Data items
===============

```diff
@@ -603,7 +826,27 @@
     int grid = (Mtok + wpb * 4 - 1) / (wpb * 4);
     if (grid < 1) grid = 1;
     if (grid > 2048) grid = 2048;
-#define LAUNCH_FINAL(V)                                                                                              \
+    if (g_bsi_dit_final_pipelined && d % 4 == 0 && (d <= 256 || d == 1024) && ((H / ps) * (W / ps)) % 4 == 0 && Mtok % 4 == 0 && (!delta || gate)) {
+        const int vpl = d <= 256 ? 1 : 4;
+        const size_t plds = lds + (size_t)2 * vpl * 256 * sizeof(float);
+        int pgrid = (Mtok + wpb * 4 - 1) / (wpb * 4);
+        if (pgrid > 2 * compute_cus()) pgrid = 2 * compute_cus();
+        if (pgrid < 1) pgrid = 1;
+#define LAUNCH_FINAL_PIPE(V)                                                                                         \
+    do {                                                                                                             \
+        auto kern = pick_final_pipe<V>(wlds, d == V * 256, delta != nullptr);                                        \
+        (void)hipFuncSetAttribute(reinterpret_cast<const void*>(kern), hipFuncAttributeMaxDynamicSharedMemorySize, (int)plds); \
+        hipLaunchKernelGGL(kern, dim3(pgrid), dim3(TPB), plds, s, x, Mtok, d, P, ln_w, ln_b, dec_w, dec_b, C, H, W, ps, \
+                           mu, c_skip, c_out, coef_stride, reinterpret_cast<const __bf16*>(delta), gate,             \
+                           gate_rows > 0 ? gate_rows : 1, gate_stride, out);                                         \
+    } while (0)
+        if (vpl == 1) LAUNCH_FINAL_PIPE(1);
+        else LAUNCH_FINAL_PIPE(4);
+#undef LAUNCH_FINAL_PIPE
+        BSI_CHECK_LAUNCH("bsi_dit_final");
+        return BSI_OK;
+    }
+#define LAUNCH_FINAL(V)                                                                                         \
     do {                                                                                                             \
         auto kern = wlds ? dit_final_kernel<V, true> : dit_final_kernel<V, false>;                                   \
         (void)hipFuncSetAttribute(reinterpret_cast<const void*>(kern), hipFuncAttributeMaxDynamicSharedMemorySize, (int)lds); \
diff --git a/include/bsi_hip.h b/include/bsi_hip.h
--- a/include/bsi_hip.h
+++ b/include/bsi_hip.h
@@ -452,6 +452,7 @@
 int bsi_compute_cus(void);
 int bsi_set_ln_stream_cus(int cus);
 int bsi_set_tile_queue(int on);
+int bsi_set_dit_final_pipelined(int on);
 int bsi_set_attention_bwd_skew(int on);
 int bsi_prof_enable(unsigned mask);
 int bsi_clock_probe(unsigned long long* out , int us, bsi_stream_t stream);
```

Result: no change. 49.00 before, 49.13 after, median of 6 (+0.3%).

===============

## What the task requires
No line may be left out; the records are to be transcribed in full.

## Answer space
```diff
@@ -603,7 +826,27 @@
     int grid = (Mtok + wpb * 4 - 1) / (wpb * 4);
     if (grid < 1) grid = 1;
     if (grid > 2048) grid = 2048;
-#define LAUNCH_FINAL(V)                                                                                              \
+    if (g_bsi_dit_final_pipelined && d % 4 == 0 && (d <= 256 || d == 1024) && ((H / ps) * (W / ps)) % 4 == 0 && Mtok % 4 == 0 && (!delta || gate)) {
+        const int vpl = d <= 256 ? 1 : 4;
+        const size_t plds = lds + (size_t)2 * vpl * 256 * sizeof(float);
+        int pgrid = (Mtok + wpb * 4 - 1) / (wpb * 4);
+        if (pgrid > 2 * compute_cus()) pgrid = 2 * compute_cus();
+        if (pgrid < 1) pgrid = 1;
+#define LAUNCH_FINAL_PIPE(V)                                                                                         \
+    do {                                                                                                             \
+        auto kern = pick_final_pipe<V>(wlds, d == V * 256, delta != nullptr);                                        \
+        (void)hipFuncSetAttribute(reinterpret_cast<const void*>(kern), hipFuncAttributeMaxDynamicSharedMemorySize, (int)plds); \
+        hipLaunchKernelGGL(kern, dim3(pgrid), dim3(TPB), plds, s, x, Mtok, d, P, ln_w, ln_b, dec_w, dec_b, C, H, W, ps, \
+                           mu, c_skip, c_out, coef_stride, reinterpret_cast<const __bf16*>(delta), gate,             \
+                           gate_rows > 0 ? gate_rows : 1, gate_stride, out);                                         \
+    } while (0)
+        if (vpl == 1) LAUNCH_FINAL_PIPE(1);
+        else LAUNCH_FINAL_PIPE(4);
+#undef LAUNCH_FINAL_PIPE
+        BSI_CHECK_LAUNCH("bsi_dit_final");
+        return BSI_OK;
+    }
+#define LAUNCH_FINAL(V)                                                                                         \
     do {                                                                                                             \
         auto kern = wlds ? dit_final_kernel<V, true> : dit_final_kernel<V, false>;                                   \
         (void)hipFuncSetAttribute(reinterpret_cast<const void*>(kern), hipFuncAttributeMaxDynamicSharedMemorySize, (int)lds); \
diff --git a/include/bsi_hip.h b/include/bsi_hip.h
--- a/include/bsi_hip.h
+++ b/include/bsi_hip.h
@@ -452,6 +452,7 @@
 int bsi_compute_cus(void);
 int bsi_set_ln_stream_cus(int cus);
 int bsi_set_tile_queue(int on);
+int bsi_set_dit_final_pipelined(int on);
 int bsi_set_attention_bwd_skew(int on);
 int bsi_prof_enable(unsigned mask);
 int bsi_clock_probe(unsigned long long* out , int us, bsi_stream_t stream);
```

Result: no change. 49.00 before, 49.13 after, median of 6 (+0.3%).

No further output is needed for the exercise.